In Saint Louis, Sheila's compassion for her family became apparent. As her father, Forrest, aged and became dependent on constant care, Sheila and the family took him in, caring for him day and night as he approached the twilight of his days suffering from the devastating effects of the chemical weapons used in World War I. Later, she took in her nephew, Russell, and finally her brother Walter, who were facing dire financial and personal situations.
In 1982, the family moved first to Norman, Oklahoma and then, six months later, to Muskogee, Oklahoma, where Walter moved with them, and eventually, so did her sister Ruth's daughter Karen. At every step, Sheila displayed her compassion for those in challenging circumstances by taking them in and helping them get back on their feet.
In 1989, after she divorced from Jimmie, Sheila met the man who would become the love of her life, Charles Hatfield, formerly of Tahlequah, Oklahoma and finally of Arlington and Ferris, Texas. In Charlie, she would find a soulmate, a business partner, a friend and a companion who could accommodate her eccentricities while embracing her penchant for helping relatives and friends get back on their feet.
The couple moved to Arlington and then Ferris, raising Tia along the way, while starting and expanding a local newspaper, the Ferris Press, which later became the Ellis County Press, which thrives to this day. Stringently Christian, while not affiliating with any specific church, Sheila and Charlie strove to share their faith at every opportunity, believing their calling was to demonstrate the love of a merciful God to a lost and dying world.

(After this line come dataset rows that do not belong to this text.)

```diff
@@ -1219,14 +1393,15 @@
         switch (nt) {
         case 1: RT_TAYLOR(1, false); break;
         case 2: RT_TAYLOR(2, false); break;
-        case 3: RT_TAYLOR(3, false); break;
-        case 4: RT_TAYLOR(4, false); break;
+        case 3: if (waves8) RT_TAYLOR8(3, false, 0); else RT_TAYLOR(3, false); break;
+        case 4: if (waves8) RT_TAYLOR8(4, false, 1); else RT_TAYLOR(4, false); break;
         case 5: RT_TAYLOR(5, true); break;
         case 6: RT_TAYLOR(6, true); break;
         case 7: RT_TAYLOR(7, true); break;
         default: RT_TAYLOR(8, true); break;
         }
 #undef RT_TAYLOR
+#undef RT_TAYLOR8
         RT_HIP(hipGetLastError());
         if (getenv("RAOTEH_EXPM_TRACE")) {
             static int armed = 0;
```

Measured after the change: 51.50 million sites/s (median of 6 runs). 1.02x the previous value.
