template <int DCH, bool TOKEN_MAJOR>
__global__ void __launch_bounds__(NT, 2)
knn_select_kernel(const float* __restrict__ x, const float* __restrict__ xx, int D, int N, int k,
                  int32_t* __restrict__ idx32, int64_t* __restrict__ idx64, const int* __restrict__ redo) {
    if (redo != nullptr && redo[blockIdx.y * gridDim.x + blockIdx.x] == 0) return;
    using S = Smem<DCH>;
    constexpr int DCP = S::DCP;
    extern __shared__ __align__(16) unsigned char smem_raw[];
    float* Cs = reinterpret_cast<float*>(smem_raw);
    float* Qs = Cs + TC * DCP;
    uint2* surv = reinterpret_cast<uint2*>(smem_raw);
    float* xxc = reinterpret_cast<float*>(smem_raw + S::region0);
    float* dist = xxc + TC;

    const int tid = threadIdx.x, lane = tid & 31, warp = tid >> 5;
    const int qg = warp & 3, cg = warp >> 2;
    const int b = blockIdx.y, q0 = blockIdx.x * TQ;
    const float* xb = x + (size_t)b * D * N;
    const float* xxb = xx + (size_t)b * N;
    const bool vec = TOKEN_MAJOR && (D % 4 == 0) && ((reinterpret_cast<uintptr_t>(x) & 15) == 0);

    Key run[QW];
#pragma unroll
    for (int w = 0; w < QW; ++w) run[w].hi = run[w].lo = 0u;

    for (int j0 = 0; j0 < N; j0 += TC) {
        float acc[8][8];
#pragma unroll
        for (int qi = 0; qi < 8; ++qi)
#pragma unroll
            for (int ci = 0; ci < 8; ++ci) acc[qi][ci] = 0.f;

        const int nslab = (D + DCH - 1) / DCH;
        __syncthreads();
        if (vec) issue_slab<DCH, DCP>(xb, D, N, j0, q0, 0, Cs, Qs, tid);
        for (int c = tid; c < TC; c += NT) xxc[c] = (j0 + c < N) ? xxb[j0 + c] : 0.f;
        for (int si = 0; si < nslab; ++si) {
            const int d0 = si * DCH;
            const float* Cb = (vec && (si & 1)) ? dist : Cs;
            const float* Qb = Cb + TC * DCP;
            if (vec) {
                if (si + 1 < nslab) {
                    float* Cn = (si & 1) ? Cs : dist;
                    issue_slab<DCH, DCP>(xb, D, N, j0, q0, d0 + DCH, Cn, Cn + TC * DCP, tid);
                    cp_async_wait_group<1>();
                } else {
                    cp_async_wait_group<0>();
                }
            } else {
                for (int e = tid; e < (TC + TQ) * DCH; e += NT) {
                    int row, d;
                    if (TOKEN_MAJOR) { row = e / DCH; d = e - row * DCH; }
                    else if (e < TC * DCH) { d = e / TC; row = e - d * TC; }
                    else { const int e2 = e - TC * DCH; d = e2 / TQ; row = TC + e2 - d * TQ; }
                    const int g = row < TC ? j0 + row : q0 + (row - TC);
                    float v = 0.f;
                    if (g < N && d0 + d < D)
                        v = TOKEN_MAJOR ? xb[(size_t)g * D + d0 + d] : xb[(size_t)(d0 + d) * N + g];
                    Cs[row * DCP + d] = v;
                }
            }
            __syncthreads();

            const float* qrow = Qb + (qg * 8) * DCP;
            const float* crow = Cb + (cg * 256 + lane) * DCP;
            if (j0 + cg * 256 < N) {
#pragma unroll 1
            for (int d4 = 0; d4 < DCH / 4; ++d4) {
#pragma unroll
                for (int h = 0; h < 2; ++h) {
                    float4 cv[4];
#pragma unroll
                    for (int ci = 0; ci < 4; ++ci)
                        cv[ci] = *reinterpret_cast<const float4*>(crow + ((h * 4 + ci) * 32) * DCP + d4 * 4);
#pragma unroll
                    for (int qi = 0; qi < 8; ++qi) {
                        const float4 qv = *reinterpret_cast<const float4*>(qrow + qi * DCP + d4 * 4);
#pragma unroll
                        for (int ci = 0; ci < 4; ++ci) acc[qi][h * 4 + ci] = fmaf(qv.x, cv[ci].x, acc[qi][h * 4 + ci]);
#pragma unroll
                        for (int ci = 0; ci < 4; ++ci) acc[qi][h * 4 + ci] = fmaf(qv.y, cv[ci].y, acc[qi][h * 4 + ci]);
#pragma unroll
                        for (int ci = 0; ci < 4; ++ci) acc[qi][h * 4 + ci] = fmaf(qv.z, cv[ci].z, acc[qi][h * 4 + ci]);
#pragma unroll
                        for (int ci = 0; ci < 4; ++ci) acc[qi][h * 4 + ci] = fmaf(qv.w, cv[ci].w, acc[qi][h * 4 + ci]);
                    }
                }
            }
            }
            __syncthreads();
        }

        float xxq[8];
#pragma unroll
        for (int qi = 0; qi < 8; ++qi) {
            const int q = q0 + qg * 8 + qi;
            xxq[qi] = q < N ? xxb[q] : 0.f;
        }
#pragma unroll
        for (int ci = 0; ci < 8; ++ci) {
            const int c = cg * 256 + ci * 32 + lane;
            const float nxc = -xxc[c];
            const bool cvalid = j0 + c < N;
#pragma unroll
            for (int qi = 0; qi < 8; ++qi) {
                const float pd = __fsub_rn(__fsub_rn(nxc, -2.f * acc[qi][ci]), xxq[qi]);
                dist[(qg * 8 + qi) * TC + c] = cvalid ? pd : -INFINITY;
            }
        }
        __syncthreads();

        select_chunk(dist, surv, run, j0, k, warp, lane, j0 == 0);
    }

#pragma unroll
    for (int w = 0; w < QW; ++w) {
        const int q = q0 + warp * QW + w;
        if (q < N && lane >= 1 && lane <= k) {
            const int j = (int)(~run[w].lo);
            const size_t o = ((size_t)b * N + q) * k + lane - 1;
            if (idx32) idx32[o] = j;
            if (idx64) idx64[o] = (int64_t)j;
        }
    }
}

In 2008, Sheila suffered a series of massive strokes that paralyzed the left side of her body and forced her to learn to speak and walk from scratch. As with most challenges in her life, she attacked this new situation with gusto, rehabilitating first in a hospital, then in a nursing home (which she called the "silver slammer"), and finally at home with Charlie, who along with her beloved dog Elmer, attended any needs she could not tend to herself. As she recovered, Sheila slowly regained her ability to take over responsibilities at the newspapers she and Charlie owned, and did her best to cover, edit and publish stories that uncovered corruption, graft and wrongdoing at the local level in Red Oak, Ferris and the greater Ellis County area.
In late August of 2019, Sheila fell and broke her hip, requiring major surgery to replace the broken bone with a titanium replacement. Doctors overcorrected on antibiotic treatment, killing off helpful digestive tract bacteria, which led to her hospitalization in September. Later that month, doctors found her unresponsive after a massive stroke on the other side of her brain, which left her essentially paralyzed and functionally unable to mentally recover.
Sheila had long before informed her husband and her children of her unwillingness to be kept alive by artificial means. Per her wishes, she was removed from life support.
She leaves to mourn her passing her husband, Charles Hatfield of Ferris, Texas, sister Betty Hill, children Troy Wright, Candis Ryczkowski, Leif Wright and Tia Mogged. In addition, she leaves step-children Erik Hatfield and Stephanie (don't know her last name). She also leaves grand-children Sara Kessler, Jacob Ryczkowski, Leif Absalom Wright, Asa Wright and Avery Mogged.
In addition, she leaves nieces Jackie Doehling, Regina Cavenaugh, Darla Sanborn, Lisa Hynes, Monique Decker and Michelle Arnold. Sisters-in-law Shelley Watkins and Tina Richardson, as well as her sister-in-law, Ellen Marmor.
She was preceded in death by her parents, her brother Walter Marmor, Ruth Marmor and her late niece, Karen Marmor.